The decoding stage is the most severe computational bottleneck in text generation, as the AI must constantly and repeatedly look back to generate new steps forward. This is why AI models often type their answers word for word, and why they slow down significantly as conversations get longer.
So when this text states that the new architecture achieved a significant speedup of 15.6x during the decoding phase at a 1 million token sequence length, this means that the model found a structural shortcut to generate an answer nearly 16x faster per token. It directly solves the bottlenecks that typically cause AI chatbots to freeze or stutter when processing large amounts of information.
Evolution of the MiniMax M series and the birth of “Forge”
At the product level, MiniMax has consistently evolved its model from a simple text generation interface to an autonomous worker.
The M2 series pioneered an “interleaved thinking” protocol in which the model alternates between natural language planning traces and explicit tool calls within a single trajectory. Rather than removing intermediate thought chain blocks between execution turns, M2 adds the complete thought history directly to the conversational context. This plan persistence prevents state drift and allows the model to gracefully recover from runtime errors and modify its strategy based on environmental feedback.
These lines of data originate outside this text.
-      const bool more = T + 1 < T1 && !(p.diag & 2);
+  const int lx = lane >> 3;
+  const unsigned lane_off = (unsigned)lx * (unsigned)(N * 4) + (unsigned)(lane & 7) * 16u;
+  const size_t plane = (size_t)p.H * p.W * N * 4, rowb = (size_t)p.W * N * 4;
+  struct RowSrc {
+    size_t rel;
+    int ky;
+  };
+  auto row_src = [&](int h, int idx) __attribute__((always_inline)) {
+    const int r = h ? 10 + idx : idx == 10 ? 20 : idx;
+    const int ch = r / KY, ky = r % KY;
+    return RowSrc{(size_t)ch * plane + (size_t)ky * rowb, ky};
+  };
+  struct Origin {
+    const char* at;
+    int y0;
+    bool xok[RP];
+  };
+  auto origin_of = [&](int xg_, int oy_, int ib_) __attribute__((always_inline)) {
+    Origin o;
+    const int x0 = S * P * xg_ - p.padx;
+    o.y0 = S * oy_ - p.pady;
+    o.at = reinterpret_cast<const char*>(p.src) + ((ptrdiff_t)o.y0 * p.W + x0) * (ptrdiff_t)(N * 4) + (ptrdiff_t)ib_ * (IMG * 4);
+#pragma unroll
+    for (int k = 0; k < RP; ++k) o.xok[k] = 8 * k + lx < PW && (unsigned)(x0 + 8 * k + lx) < (unsigned)p.W;
+    return o;
+  };
+  auto issue_row = [&](auto HH, int idx, const RowSrc& rs, const Origin& o) __attribute__((always_inline)) {
+    constexpr int h = decltype(HH)::value;
+    const bool yok = (unsigned)(o.y0 + rs.ky) < (unsigned)p.H;
+    const char* const rowp = o.at + rs.rel;
+#pragma unroll
+    for (int k = 0; k < RP; ++k) {
+      const char* g = yok && o.xok[k] ? rowp + (size_t)(8 * k) * (size_t)(N * 4) + lane_off : reinterpret_cast<const char*>(p.zero);
+      __builtin_amdgcn_global_load_lds((gbl_ptr_t)g, (lds_ptr_t)(lds + PATCH_OFF + (h ? H0_BYTES : 0) + idx * ROWB + k * 1024), 16, 0, 0);
+    }
+  };
+  using H0 = std::integral_constant<int, 0>;
+  using H1 = std::integral_constant<int, 1>;
+
+  if constexpr (!WIDE) {
+    if (wave == 4) {
+      auto issue_half = [&](auto HH) __attribute__((always_inline)) {
+        constexpr int h = decltype(HH)::value;
+        const Origin o = origin_of(xg, oy, ib);
+#pragma unroll
+        for (int idx = 0; idx < (h ? H1_ROWS : H0_ROWS); ++idx) issue_row(HH, idx, row_src(h, idx), o);
+      };
+      issue_half(H0{});
+      issue_half(H1{});
       __builtin_amdgcn_s_waitcnt(0x0070);
       __syncthreads();
-      next_tile();
-      if (more) issue_half(H0{});
+      for (int T = T0; T < T1; ++T) {
+        const bool more = T + 1 < T1 && !(p.diag & 2);
+        __builtin_amdgcn_s_waitcnt(0x0070);
+        __syncthreads();
+        next_tile();
+        if (more) issue_half(H0{});
+        __builtin_amdgcn_s_waitcnt(0x0070);
+        __syncthreads();
+        if (more) issue_half(H1{});
+      }
       __builtin_amdgcn_s_waitcnt(0x0070);
-      __syncthreads();
-      if (more) issue_half(H1{});
-    }
-    __builtin_amdgcn_s_waitcnt(0x0070);
-    return;
+      return;
+    }
+  }
+  constexpr int NSHARE = 3;
+  static_assert(!WIDE || (4 * NSHARE >= H0_ROWS && 4 * (NSHARE - 1) < H1_ROWS), "rows of a half over four waves");
+  RowSrc share_src[2][NSHARE];
+  if constexpr (WIDE) {
+#pragma unroll
+    for (int h = 0; h < 2; ++h)
+#pragma unroll
+      for (int m = 0; m < NSHARE; ++m) share_src[h][m] = row_src(h, min(wave + 4 * m, (h ? H1_ROWS : H0_ROWS) - 1));
+  }
+  auto issue_share = [&](auto HH, int xg_, int oy_, int ib_) __attribute__((always_inline)) {
+    constexpr int h = decltype(HH)::value;
+    const Origin o = origin_of(xg_, oy_, ib_);
+#pragma unroll
+    for (int m = 0; m < NSHARE; ++m) {
+      const int idx = wave + 4 * m;
+      if (m + 1 < NSHARE || idx < (h ? H1_ROWS : H0_ROWS)) issue_row(HH, idx, share_src[h][m], o);
+    }
+  };
+  int nxg = 0, noy = 0, nib = 0;
+  auto peek_next = [&]() __attribute__((always_inline)) {
+    nxg = xg; noy = oy; nib = ib;
+    if (++nxg == p.XG) {
+      nxg = 0;
+      if (++noy == p.My) {
+        noy = 0;
+        ++nib;
+      }
+    }
+  };
+  auto wait_refill = [&]() __attribute__((always_inline)) {
+#ifdef CONVNET_DIAG
+    if (p.diag & 4) {
+      __builtin_amdgcn_s_waitcnt(0x0070);
+      return;
+    }
+#endif
+    __builtin_amdgcn_s_waitcnt(0x0070 | WIDE_STORES_IN_FLIGHT);
+  };
+  if constexpr (WIDE) {
+    issue_share(H0{}, xg, oy, ib);
+    issue_share(H1{}, xg, oy, ib);
   }
 
   const int li = lane & 31, lh = lane >> 5;
-  const unsigned base_l = (unsigned)(PATCH_OFF + (S * wave) * XB + li * 4 + lh * XB);
+  const unsigned base_l = (unsigned)(PATCH_OFF + (S * PPW * wave) * XB + li * 4 + lh * XB);
   const unsigned a_l = (unsigned)(A_OFF + (lh * ROWS + li) * 16);
   const unsigned lh_mask = lh ? 0xFFFFFFFFu : 0u;
-
-  f32x16 acc[2][3];
+  const unsigned zero_rel = (unsigned)(ZERO_OFF - PATCH_OFF) - (unsigned)((S * PPW * wave) * XB);
+
+  f32x16 acc[2][NACC];
   u32x4 fah[2][3], fam[3], fal[3];
-  Split8 fb[2];
-  float bv[8];
+  Split8 fb[2][PPW];
+  float bv[PPW][8];
 #ifndef CONVNET_EMU
 #define CHIP_HERE() asm volatile("" ::: "memory")
 #else
@@ -176,60 +261,92 @@
 #pragma unroll
     for (int j = 0; j < 8; ++j) {
       const int r = 2 * c + (j >> 2);
-      const int imm_n = row_off(r) + 2 * (j & 3) * XB;
-      if ((j & 3) != 3) {
-        bv[j] = *reinterpret_cast<const float*>(lds + base_l + imm_n);
-      } else {
-        const int imm_s = r < KX ? row_off(20) + (r - 1) * XB : (ZERO_OFF - PATCH_OFF);
-        bv[j] = *reinterpret_cast<const float*>(lds + (base_l + (lhm & (unsigned)(imm_s - imm_n))) + imm_n);
-      }
-    }
-  };
-  auto split_pair = [&](int s, int q) __attribute__((always_inline)) {
-    const float x0 = bv[2 * q], x1 = bv[2 * q + 1];
+      const int imm_n = TL::row_off(r) + 2 * (j & 3) * XB;
+      unsigned at = base_l;
+      if ((j & 3) == 3) {
+        if (WIDE && r >= KX) {
+          at = base_l + (lhm & (zero_rel - (unsigned)imm_n));
+        } else {
+          const int imm_s = r < KX ? TL::row_off(20) + (r - 1) * XB : (ZERO_OFF - PATCH_OFF);
+          at = base_l + (lhm & (unsigned)(imm_s - imm_n));
+        }
+      }
+#pragma unroll
+      for (int px = 0; px < PPW; ++px)
+        if (px == 0 || (j & 3) >= 2) bv[px][j] = *reinterpret_cast<const float*>(lds + at + imm_n + px * (S * XB));
+    }
+  };
+  auto split_pair = [&](int s, int px, int q) __attribute__((always_inline)) {
+    if (px > 0 && (q & 1) == 0) {
+      const Split8& f0 = fb[s][px - 1];
+      Split8& f = fb[s][px];
+      f.h[q] = (f0.h[q] >> 16) | (f0.h[q + 1] << 16);
+      f.m[q] = (f0.m[q] >> 16) | (f0.m[q + 1] << 16);
+      f.l[q] = (f0.l[q] >> 16) | (f0.l[q + 1] << 16);
+#ifndef CONVNET_EMU
+      asm volatile("" ::"v"(f.h[q]), "v"(f.m[q]), "v"(f.l[q]));
+#endif
+      return;
+    }
+    const float x0 = bv[px][2 * q], x1 = bv[px][2 * q + 1];
     const unsigned H = pk_bf16(x0, x1);
     const float r0 = x0 - __uint_as_float(H << 16), r1 = x1 - __uint_as_float(H & 0xffff0000u);
     const unsigned M = pk_bf16(r0, r1);
     const float s0 = r0 - __uint_as_float(M << 16), s1 = r1 - __uint_as_float(M & 0xffff0000u);
-    fb[s].h[q] = H;
-    fb[s].m[q] = M;
-    fb[s].l[q] = pk_bf16(s0, s1);
-#ifndef CONVNET_EMU
-    asm volatile("" ::"v"(fb[s].h[q]), "v"(fb[s].m[q]), "v"(fb[s].l[q]));
-#endif
-  };
-  auto mac_step = [&](auto K, int s, f32x16 (&a)[3]) __attribute__((always_inline)) {
+    Split8& f = fb[s][px];
+    f.h[q] = H;
+    f.m[q] = M;
+    f.l[q] = pk_bf16(s0, s1);
+#ifndef CONVNET_EMU
+    asm volatile("" ::"v"(f.h[q]), "v"(f.m[q]), "v"(f.l[q]));
+#endif
+  };
+  auto mac_step = [&](auto K, auto FIRST, int s, f32x16 (&a)[NACC]) __attribute__((always_inline)) {
     constexpr int k = decltype(K)::value;
-#pragma unroll
-    for (int t = 0; t < 3; ++t) {
-      const u32x4& av = k == 1 ? fal[t] : k == 2 || k == 3 ? fam[t] : fah[s][t];
-      const u32x4& bw = k == 0 ? fb[s].l : k == 2 || k == 4 ? fb[s].m : fb[s].h;
-      a[t] = mma_bf16(av, bw, a[t]);
-    }
-#ifndef CONVNET_EMU
-    asm volatile("" : "+v"(a[0]), "+v"(a[1]), "+v"(a[2]));
+    constexpr bool first = decltype(FIRST)::value;
+#pragma unroll
+    for (int px = 0; px < PPW; ++px) {
+#pragma unroll
+      for (int t = 0; t < 3; ++t) {
+        const u32x4& av = k == 1 ? fal[t] : k == 2 || k == 3 ? fam[t] : fah[s][t];
+        const Split8& f = fb[s][px];
+        const u32x4& bw = k == 0 ? f.l : k == 2 || k == 4 ? f.m : f.h;
+        if constexpr (first) {
+          const f32x16 zero = {0.f, 0.f, 0.f, 0.f, 0.f, 0.f, 0.f, 0.f, 0.f, 0.f, 0.f, 0.f, 0.f, 0.f, 0.f, 0.f};
+          a[3 * px + t] = mma_bf16(av, bw, zero);
+        } else {
+          a[3 * px + t] = mma_bf16(av, bw, a[3 * px + t]);
+        }
+      }
+    }
+#ifndef CONVNET_EMU
+    if constexpr (WIDE) asm volatile("" : "+a"(a[0]), "+a"(a[1]), "+a"(a[2]), "+a"(a[3]), "+a"(a[4]), "+a"(a[5]));
+    else asm volatile("" : "+v"(a[0]), "+v"(a[1]), "+v"(a[2]));
 #endif
   };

To train these long-term workflows, MiniMax built Forge, a scalable agent-native reinforcement learning system. Forge separates execution into three independent modules: the agent side, the middleware abstraction layer (gateway server and data pool), and the training/inference engine.
As MiniMax engineer Olive Song explained on the ThurdAI podcast, “What we realized is that there’s a lot of potential for small models like this if you train reinforcement learning with a large number of environments and agents… but it’s not that easy,” adding that this environment training took up a significant portion of the team’s development timeline. To accommodate the extreme trajectory length differences common in multi-step agent environments, Forge implements two key engineering solutions.
-
Windowed FIFO scheduling: A training scheduler that maps sliding windows onto generation queues. This enables greedy, high-throughput fetching of completed tasks within a window, preventing cluster idle time, while strictly enforcing FIFO boundaries to maintain distribution stability and avoid gradient oscillations.
-
Combining prefix trees: Optimization to restructure batch training into tree computation. Completions that share the same conversation prefix are computed only once in the forward pass before branching. This eliminates redundant calculations and speeds up training by up to 40x with zero approximation errors.
This hardening infrastructure directly spawned the M2.7 checkpoint and moved the series toward “self-evolution.” Operating within an automated agent harness, M2.7 acts as an independent machine learning engineer. The model profiles its active training runs, diagnoses anomalies, reads logs, and automatically modifies its codebase and configuration.
According to MiniMax, M2.7 successfully handled 30% to 50% of its unique development workflows.
In OpenAI’s rigorous MLE Bench Lite suite of tests for autonomous ML research capabilities, the M2.7 achieved a medal winning rate of 66.6% across an independent 24-hour trial, effectively tying Google’s closed-weight Gemini 3.1 Pro.
The continued pace from M2 to M2.5, which famously completed 30% of internal tasks and 80% of newly committed code at MiniMax headquarters, highlights a broader vision.
As the MiniMax team noted during the introduction phase, “We believe that M2.5 offers virtually limitless possibilities for the development and operation of agents in the economy.”
With a technical report and MSA technical blog on the horizon codifying the success of the M2 generation, MiniMax is making it clear that the next frontier in AI is converting mini-activation footprints into maximum real-world intelligence.